RECORDS SUPPLIED section start
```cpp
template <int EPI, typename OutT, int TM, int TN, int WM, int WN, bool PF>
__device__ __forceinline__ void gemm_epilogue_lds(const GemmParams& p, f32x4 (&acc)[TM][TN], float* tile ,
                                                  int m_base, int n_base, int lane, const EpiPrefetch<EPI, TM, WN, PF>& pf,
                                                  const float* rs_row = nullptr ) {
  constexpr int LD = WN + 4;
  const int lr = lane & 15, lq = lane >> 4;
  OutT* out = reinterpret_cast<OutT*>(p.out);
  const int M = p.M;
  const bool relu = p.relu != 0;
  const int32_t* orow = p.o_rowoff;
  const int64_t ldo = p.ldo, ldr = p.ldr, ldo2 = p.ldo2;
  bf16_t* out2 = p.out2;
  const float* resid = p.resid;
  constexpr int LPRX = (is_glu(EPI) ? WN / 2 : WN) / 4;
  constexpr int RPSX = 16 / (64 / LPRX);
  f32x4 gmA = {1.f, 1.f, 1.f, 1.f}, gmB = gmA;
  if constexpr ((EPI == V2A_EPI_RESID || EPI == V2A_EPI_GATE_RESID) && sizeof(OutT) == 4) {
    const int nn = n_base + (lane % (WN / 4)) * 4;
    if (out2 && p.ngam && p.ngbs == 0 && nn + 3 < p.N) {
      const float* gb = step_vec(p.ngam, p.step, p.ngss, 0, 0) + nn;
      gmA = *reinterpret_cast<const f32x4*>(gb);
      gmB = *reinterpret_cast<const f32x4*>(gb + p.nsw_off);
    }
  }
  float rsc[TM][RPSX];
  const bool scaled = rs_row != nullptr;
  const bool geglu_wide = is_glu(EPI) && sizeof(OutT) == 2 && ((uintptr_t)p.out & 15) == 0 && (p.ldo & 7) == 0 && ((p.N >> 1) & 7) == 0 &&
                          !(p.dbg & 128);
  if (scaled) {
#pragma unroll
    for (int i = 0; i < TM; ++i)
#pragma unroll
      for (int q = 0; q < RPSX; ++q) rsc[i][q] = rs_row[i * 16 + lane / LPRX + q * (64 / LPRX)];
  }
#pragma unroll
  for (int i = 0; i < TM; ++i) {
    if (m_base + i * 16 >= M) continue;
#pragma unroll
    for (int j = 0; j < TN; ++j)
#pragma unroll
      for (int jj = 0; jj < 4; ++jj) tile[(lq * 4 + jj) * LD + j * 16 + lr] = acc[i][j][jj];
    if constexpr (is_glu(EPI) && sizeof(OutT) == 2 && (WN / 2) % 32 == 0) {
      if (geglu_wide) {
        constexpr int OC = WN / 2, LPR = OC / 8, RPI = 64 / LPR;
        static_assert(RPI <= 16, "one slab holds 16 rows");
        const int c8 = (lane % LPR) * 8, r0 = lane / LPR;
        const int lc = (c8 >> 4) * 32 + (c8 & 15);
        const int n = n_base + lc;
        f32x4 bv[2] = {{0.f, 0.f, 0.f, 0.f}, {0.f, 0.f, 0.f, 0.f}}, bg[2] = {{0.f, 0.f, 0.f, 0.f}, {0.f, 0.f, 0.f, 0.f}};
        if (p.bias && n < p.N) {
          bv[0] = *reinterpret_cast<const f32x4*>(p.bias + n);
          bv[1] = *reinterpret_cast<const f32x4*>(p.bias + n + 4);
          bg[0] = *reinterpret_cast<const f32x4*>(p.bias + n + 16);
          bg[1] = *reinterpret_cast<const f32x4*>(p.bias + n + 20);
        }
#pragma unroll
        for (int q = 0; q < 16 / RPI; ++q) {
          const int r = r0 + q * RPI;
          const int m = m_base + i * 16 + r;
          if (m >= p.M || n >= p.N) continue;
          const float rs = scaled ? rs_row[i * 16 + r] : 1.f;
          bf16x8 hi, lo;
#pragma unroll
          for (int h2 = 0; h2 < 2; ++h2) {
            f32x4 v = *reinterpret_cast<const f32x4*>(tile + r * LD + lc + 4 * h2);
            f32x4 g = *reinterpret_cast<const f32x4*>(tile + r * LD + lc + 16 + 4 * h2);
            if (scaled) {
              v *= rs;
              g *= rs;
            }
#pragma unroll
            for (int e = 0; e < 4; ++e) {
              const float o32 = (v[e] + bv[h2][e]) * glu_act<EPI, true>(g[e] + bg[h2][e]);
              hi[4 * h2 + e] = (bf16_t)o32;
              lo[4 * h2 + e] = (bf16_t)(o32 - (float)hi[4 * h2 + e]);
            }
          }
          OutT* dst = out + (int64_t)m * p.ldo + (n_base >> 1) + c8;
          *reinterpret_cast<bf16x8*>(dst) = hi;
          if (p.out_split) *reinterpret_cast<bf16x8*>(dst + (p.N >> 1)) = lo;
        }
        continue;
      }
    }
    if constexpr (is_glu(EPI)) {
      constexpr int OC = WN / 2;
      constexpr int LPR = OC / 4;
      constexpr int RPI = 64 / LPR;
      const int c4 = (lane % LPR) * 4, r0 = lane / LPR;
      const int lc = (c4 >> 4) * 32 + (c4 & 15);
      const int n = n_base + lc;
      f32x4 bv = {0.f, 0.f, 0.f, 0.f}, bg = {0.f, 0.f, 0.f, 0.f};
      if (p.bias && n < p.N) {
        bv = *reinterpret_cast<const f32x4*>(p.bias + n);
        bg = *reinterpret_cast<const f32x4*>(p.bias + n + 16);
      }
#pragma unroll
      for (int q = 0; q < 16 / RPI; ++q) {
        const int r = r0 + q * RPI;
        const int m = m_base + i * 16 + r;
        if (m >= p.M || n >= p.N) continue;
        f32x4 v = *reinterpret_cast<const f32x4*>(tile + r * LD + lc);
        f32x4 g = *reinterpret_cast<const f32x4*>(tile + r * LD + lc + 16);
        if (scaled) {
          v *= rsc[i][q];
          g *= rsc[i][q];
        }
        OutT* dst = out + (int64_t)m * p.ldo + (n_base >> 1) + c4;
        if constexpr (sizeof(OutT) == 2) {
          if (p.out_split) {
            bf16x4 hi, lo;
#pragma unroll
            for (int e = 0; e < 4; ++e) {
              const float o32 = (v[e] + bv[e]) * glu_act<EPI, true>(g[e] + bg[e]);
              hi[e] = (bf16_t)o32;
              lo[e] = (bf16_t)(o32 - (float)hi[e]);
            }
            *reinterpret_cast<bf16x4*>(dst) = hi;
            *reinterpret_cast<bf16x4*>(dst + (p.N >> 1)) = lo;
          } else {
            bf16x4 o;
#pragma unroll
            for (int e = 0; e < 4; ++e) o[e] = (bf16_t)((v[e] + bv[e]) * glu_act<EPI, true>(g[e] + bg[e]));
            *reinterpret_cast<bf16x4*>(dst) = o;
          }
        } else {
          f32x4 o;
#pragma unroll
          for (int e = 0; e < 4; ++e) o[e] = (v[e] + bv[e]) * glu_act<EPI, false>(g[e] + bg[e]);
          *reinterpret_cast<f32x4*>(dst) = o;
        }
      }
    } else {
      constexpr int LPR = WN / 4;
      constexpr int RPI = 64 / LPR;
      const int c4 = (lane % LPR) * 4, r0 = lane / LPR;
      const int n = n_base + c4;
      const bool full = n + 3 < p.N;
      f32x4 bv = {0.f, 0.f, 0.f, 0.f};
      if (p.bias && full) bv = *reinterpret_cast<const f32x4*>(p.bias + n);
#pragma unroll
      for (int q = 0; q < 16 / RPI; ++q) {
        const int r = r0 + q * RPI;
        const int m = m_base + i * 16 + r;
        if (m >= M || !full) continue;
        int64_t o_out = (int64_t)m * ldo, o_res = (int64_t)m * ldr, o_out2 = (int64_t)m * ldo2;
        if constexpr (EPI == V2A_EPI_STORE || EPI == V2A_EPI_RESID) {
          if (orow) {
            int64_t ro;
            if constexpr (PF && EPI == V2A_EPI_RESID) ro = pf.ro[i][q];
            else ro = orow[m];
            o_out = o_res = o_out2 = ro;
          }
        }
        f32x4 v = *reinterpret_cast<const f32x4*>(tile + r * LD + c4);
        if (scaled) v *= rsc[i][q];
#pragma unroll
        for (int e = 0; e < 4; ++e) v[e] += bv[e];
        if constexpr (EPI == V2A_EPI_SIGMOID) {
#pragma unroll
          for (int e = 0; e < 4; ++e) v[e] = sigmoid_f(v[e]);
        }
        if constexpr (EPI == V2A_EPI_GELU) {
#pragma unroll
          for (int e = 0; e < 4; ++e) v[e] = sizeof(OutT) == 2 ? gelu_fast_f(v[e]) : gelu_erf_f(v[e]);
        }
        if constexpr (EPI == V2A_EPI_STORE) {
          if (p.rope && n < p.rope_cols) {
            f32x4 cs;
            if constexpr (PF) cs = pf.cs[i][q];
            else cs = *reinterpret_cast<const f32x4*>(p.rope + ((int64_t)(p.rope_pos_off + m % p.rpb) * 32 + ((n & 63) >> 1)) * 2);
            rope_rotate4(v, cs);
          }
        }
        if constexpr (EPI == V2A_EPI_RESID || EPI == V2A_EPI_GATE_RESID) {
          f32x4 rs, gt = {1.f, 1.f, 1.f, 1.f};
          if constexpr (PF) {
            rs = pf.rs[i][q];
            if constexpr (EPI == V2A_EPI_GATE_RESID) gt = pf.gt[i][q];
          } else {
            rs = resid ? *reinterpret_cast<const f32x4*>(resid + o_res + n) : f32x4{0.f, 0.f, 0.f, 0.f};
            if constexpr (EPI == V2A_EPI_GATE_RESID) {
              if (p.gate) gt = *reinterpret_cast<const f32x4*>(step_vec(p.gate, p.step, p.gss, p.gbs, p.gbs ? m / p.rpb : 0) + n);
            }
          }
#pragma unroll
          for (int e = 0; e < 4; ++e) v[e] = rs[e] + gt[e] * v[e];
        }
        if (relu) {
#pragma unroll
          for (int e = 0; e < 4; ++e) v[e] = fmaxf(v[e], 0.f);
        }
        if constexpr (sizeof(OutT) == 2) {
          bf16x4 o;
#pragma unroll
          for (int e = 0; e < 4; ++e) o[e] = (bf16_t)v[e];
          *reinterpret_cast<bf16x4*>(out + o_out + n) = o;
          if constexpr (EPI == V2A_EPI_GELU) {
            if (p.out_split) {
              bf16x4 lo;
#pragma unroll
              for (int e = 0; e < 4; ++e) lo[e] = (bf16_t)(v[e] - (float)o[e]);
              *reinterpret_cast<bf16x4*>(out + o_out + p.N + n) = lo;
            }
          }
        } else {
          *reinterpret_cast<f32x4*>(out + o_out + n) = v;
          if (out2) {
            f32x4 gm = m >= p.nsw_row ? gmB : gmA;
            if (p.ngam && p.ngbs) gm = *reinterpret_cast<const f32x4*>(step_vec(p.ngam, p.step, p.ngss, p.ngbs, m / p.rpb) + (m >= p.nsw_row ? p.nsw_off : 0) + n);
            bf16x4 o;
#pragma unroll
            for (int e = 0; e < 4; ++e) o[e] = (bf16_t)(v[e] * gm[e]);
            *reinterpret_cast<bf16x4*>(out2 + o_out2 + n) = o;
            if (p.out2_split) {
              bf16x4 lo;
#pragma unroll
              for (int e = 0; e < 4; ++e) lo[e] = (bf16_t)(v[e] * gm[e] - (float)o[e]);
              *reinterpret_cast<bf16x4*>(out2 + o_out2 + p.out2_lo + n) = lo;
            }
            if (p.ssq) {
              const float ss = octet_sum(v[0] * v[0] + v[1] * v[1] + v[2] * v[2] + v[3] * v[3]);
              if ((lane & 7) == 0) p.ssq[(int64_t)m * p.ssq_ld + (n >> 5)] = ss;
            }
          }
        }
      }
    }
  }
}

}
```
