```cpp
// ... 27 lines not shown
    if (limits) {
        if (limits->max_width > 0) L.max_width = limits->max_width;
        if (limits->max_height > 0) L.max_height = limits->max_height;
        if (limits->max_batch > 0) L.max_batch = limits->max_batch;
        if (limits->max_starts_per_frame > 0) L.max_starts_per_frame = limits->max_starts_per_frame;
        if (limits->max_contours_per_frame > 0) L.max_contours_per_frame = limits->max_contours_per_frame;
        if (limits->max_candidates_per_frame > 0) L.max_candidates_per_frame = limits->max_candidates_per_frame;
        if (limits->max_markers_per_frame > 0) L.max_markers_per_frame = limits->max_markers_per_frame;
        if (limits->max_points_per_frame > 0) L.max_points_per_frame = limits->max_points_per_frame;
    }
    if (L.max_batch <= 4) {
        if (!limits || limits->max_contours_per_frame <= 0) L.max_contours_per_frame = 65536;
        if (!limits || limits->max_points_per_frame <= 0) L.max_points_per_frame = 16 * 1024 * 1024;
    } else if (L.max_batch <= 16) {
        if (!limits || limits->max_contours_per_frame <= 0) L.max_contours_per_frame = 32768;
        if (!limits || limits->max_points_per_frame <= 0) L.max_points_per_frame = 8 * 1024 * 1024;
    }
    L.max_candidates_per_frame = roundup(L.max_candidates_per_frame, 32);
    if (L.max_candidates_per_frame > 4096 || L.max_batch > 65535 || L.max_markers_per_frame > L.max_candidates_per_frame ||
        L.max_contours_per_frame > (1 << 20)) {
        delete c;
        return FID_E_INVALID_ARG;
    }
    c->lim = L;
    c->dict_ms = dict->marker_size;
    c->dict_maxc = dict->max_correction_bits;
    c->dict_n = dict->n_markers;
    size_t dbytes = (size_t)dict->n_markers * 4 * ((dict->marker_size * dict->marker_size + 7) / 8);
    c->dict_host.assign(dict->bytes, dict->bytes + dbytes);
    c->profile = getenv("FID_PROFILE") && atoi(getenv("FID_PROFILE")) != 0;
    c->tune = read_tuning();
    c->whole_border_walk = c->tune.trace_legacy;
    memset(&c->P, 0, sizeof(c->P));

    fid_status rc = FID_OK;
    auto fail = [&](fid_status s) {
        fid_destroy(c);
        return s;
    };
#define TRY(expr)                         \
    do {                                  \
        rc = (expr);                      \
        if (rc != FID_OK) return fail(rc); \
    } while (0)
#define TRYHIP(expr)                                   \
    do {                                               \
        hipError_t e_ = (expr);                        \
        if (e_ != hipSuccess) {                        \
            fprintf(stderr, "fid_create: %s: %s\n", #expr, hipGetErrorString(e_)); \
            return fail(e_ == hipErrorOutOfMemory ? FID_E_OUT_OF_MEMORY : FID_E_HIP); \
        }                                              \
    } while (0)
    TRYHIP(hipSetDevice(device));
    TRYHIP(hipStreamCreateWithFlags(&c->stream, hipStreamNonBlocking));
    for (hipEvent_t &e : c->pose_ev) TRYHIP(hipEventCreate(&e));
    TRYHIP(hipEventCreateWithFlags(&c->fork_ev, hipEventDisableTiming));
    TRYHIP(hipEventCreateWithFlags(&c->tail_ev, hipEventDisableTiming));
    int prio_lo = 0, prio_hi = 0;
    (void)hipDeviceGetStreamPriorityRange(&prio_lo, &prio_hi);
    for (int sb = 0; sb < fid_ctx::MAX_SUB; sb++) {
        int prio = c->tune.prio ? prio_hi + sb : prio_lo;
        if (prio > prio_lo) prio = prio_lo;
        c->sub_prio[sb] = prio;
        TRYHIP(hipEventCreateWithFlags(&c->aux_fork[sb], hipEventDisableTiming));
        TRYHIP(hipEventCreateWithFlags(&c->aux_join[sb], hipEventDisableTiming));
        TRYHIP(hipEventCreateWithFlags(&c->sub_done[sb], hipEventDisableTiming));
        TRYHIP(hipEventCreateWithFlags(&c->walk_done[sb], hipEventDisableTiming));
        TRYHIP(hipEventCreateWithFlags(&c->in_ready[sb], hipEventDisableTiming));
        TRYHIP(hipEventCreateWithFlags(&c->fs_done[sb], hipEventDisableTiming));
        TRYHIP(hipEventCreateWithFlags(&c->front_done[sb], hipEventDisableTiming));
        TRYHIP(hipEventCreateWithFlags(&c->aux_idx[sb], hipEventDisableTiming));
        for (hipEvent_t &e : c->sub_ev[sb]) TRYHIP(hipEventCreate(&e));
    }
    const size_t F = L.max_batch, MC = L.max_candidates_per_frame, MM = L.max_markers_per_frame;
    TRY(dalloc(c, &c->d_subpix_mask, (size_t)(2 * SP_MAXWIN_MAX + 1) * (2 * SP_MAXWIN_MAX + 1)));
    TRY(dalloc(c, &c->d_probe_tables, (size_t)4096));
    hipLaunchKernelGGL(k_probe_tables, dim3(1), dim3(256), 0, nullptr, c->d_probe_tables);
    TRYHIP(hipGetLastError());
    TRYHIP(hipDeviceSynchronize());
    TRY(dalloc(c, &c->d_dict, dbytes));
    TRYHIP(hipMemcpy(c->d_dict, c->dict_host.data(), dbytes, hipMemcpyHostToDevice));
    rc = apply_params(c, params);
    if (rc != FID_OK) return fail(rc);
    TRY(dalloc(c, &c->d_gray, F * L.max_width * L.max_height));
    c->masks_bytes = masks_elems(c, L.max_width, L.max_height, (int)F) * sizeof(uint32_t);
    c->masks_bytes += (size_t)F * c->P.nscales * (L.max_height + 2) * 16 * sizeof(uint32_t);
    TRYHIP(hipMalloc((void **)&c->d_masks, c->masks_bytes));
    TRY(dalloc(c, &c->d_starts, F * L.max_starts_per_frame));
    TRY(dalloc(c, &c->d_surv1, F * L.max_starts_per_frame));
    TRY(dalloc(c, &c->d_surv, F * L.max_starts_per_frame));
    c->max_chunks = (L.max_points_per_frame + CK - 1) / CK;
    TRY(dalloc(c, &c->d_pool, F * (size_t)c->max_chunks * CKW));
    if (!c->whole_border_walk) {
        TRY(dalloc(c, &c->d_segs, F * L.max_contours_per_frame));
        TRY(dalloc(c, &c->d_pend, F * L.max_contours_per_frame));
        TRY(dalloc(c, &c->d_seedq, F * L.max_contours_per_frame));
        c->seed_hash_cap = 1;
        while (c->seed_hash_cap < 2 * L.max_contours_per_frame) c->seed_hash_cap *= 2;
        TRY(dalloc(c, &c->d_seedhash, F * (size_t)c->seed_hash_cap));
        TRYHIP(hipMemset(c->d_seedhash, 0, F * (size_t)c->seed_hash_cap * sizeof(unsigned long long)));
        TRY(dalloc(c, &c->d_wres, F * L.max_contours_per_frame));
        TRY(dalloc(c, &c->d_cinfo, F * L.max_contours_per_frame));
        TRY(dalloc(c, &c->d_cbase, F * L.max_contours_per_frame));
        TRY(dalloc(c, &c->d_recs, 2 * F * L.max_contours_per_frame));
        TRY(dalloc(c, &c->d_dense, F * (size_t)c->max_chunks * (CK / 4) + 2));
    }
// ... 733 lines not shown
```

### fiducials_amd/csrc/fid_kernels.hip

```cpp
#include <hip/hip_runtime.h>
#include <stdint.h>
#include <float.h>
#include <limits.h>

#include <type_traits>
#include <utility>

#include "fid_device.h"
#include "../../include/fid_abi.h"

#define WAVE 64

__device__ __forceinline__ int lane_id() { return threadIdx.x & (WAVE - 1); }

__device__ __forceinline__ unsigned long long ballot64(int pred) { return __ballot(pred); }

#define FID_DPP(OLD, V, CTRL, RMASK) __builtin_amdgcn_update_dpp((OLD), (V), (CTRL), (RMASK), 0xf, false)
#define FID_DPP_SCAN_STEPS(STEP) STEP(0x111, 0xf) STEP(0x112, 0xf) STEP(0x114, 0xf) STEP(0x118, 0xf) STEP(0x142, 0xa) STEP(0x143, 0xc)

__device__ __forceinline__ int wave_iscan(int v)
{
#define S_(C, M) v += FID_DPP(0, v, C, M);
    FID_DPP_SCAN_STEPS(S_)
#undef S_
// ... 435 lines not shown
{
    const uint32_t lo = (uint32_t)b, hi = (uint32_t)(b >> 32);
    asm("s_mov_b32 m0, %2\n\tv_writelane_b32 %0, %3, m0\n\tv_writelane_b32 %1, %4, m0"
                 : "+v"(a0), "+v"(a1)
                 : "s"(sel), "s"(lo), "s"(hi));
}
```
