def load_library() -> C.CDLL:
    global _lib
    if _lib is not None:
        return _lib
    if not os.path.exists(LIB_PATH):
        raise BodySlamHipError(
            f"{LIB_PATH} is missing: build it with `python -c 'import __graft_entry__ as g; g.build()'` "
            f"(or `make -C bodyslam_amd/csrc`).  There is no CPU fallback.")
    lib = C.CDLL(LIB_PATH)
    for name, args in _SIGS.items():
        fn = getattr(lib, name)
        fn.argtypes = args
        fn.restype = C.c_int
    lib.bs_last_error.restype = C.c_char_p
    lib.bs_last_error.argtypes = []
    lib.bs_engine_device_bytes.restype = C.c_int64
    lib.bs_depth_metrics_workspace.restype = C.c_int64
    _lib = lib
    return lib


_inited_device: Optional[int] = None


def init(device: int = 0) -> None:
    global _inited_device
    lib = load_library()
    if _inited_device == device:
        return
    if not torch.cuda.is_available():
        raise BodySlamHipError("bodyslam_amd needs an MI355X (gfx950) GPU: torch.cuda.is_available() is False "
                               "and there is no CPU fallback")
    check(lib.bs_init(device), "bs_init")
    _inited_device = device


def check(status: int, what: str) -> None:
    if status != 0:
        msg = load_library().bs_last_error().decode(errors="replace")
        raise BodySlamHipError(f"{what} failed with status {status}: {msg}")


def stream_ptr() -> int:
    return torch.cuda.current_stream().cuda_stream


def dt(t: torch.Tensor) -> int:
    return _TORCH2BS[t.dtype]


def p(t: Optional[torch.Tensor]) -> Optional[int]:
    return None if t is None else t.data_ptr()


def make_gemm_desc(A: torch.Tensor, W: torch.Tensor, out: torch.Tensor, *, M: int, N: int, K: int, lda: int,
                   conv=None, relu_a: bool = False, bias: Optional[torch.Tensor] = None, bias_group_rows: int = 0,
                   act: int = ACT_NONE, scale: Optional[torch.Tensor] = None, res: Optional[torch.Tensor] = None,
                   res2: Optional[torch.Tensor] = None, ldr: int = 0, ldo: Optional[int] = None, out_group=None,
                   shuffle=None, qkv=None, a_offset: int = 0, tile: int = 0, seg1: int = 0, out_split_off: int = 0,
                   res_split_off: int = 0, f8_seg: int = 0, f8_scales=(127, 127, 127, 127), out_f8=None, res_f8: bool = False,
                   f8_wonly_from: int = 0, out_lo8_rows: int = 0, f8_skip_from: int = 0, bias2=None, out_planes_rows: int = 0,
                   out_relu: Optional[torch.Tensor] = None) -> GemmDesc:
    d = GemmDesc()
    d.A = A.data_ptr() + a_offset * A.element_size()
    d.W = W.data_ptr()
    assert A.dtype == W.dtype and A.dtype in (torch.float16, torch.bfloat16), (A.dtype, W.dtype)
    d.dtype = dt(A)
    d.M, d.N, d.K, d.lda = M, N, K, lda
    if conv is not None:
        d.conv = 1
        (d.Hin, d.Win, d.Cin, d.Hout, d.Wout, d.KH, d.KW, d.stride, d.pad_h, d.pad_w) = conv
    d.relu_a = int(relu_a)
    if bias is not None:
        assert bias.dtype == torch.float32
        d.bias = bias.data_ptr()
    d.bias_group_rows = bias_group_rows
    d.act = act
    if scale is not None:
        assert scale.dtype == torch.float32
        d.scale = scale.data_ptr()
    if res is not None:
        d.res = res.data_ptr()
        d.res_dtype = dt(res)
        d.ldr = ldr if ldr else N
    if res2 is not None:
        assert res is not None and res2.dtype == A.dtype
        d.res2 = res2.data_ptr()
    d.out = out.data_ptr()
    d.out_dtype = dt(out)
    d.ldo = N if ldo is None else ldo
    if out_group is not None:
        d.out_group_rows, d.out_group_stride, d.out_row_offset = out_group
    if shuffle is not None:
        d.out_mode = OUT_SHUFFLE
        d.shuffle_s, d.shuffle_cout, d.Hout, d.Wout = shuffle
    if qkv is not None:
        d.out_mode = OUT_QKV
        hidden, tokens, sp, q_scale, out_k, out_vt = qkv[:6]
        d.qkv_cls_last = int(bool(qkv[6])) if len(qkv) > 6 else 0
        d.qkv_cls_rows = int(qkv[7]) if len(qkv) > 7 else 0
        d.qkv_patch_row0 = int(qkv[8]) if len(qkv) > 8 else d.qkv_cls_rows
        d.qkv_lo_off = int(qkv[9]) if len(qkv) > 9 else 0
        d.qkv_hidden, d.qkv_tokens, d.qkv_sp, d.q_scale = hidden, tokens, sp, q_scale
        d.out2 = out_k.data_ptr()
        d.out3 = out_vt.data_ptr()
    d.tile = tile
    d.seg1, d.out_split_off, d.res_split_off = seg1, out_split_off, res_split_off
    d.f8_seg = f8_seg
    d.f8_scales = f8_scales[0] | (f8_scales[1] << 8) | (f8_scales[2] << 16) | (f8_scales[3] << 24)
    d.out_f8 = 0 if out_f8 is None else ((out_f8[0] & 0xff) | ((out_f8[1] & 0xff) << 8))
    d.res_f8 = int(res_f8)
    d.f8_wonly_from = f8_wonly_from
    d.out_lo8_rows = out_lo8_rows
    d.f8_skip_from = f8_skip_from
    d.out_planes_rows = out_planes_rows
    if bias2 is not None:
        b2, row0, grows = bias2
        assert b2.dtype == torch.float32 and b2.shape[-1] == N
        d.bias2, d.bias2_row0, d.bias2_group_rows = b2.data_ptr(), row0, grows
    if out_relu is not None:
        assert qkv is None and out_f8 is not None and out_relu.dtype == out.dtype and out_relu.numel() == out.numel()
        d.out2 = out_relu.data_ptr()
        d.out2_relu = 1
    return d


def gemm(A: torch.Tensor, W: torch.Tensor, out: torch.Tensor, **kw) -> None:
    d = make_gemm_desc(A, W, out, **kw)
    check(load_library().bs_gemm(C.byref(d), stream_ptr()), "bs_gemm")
RECORDS SUPPLIED section end
### TASK GOAL
Retype the entries above exactly, but only from the line containing "d.f8_wonly_from = f8_wonly_from" through the line containing "if out_relu is", both included.

### ANSWER TO THIS EXERCISE
    d.f8_wonly_from = f8_wonly_from
    d.out_lo8_rows = out_lo8_rows
    d.f8_skip_from = f8_skip_from
    d.out_planes_rows = out_planes_rows
    if bias2 is not None:
        b2, row0, grows = bias2
        assert b2.dtype == torch.float32 and b2.shape[-1] == N
        d.bias2, d.bias2_row0, d.bias2_group_rows = b2.data_ptr(), row0, grows
    if out_relu is not None:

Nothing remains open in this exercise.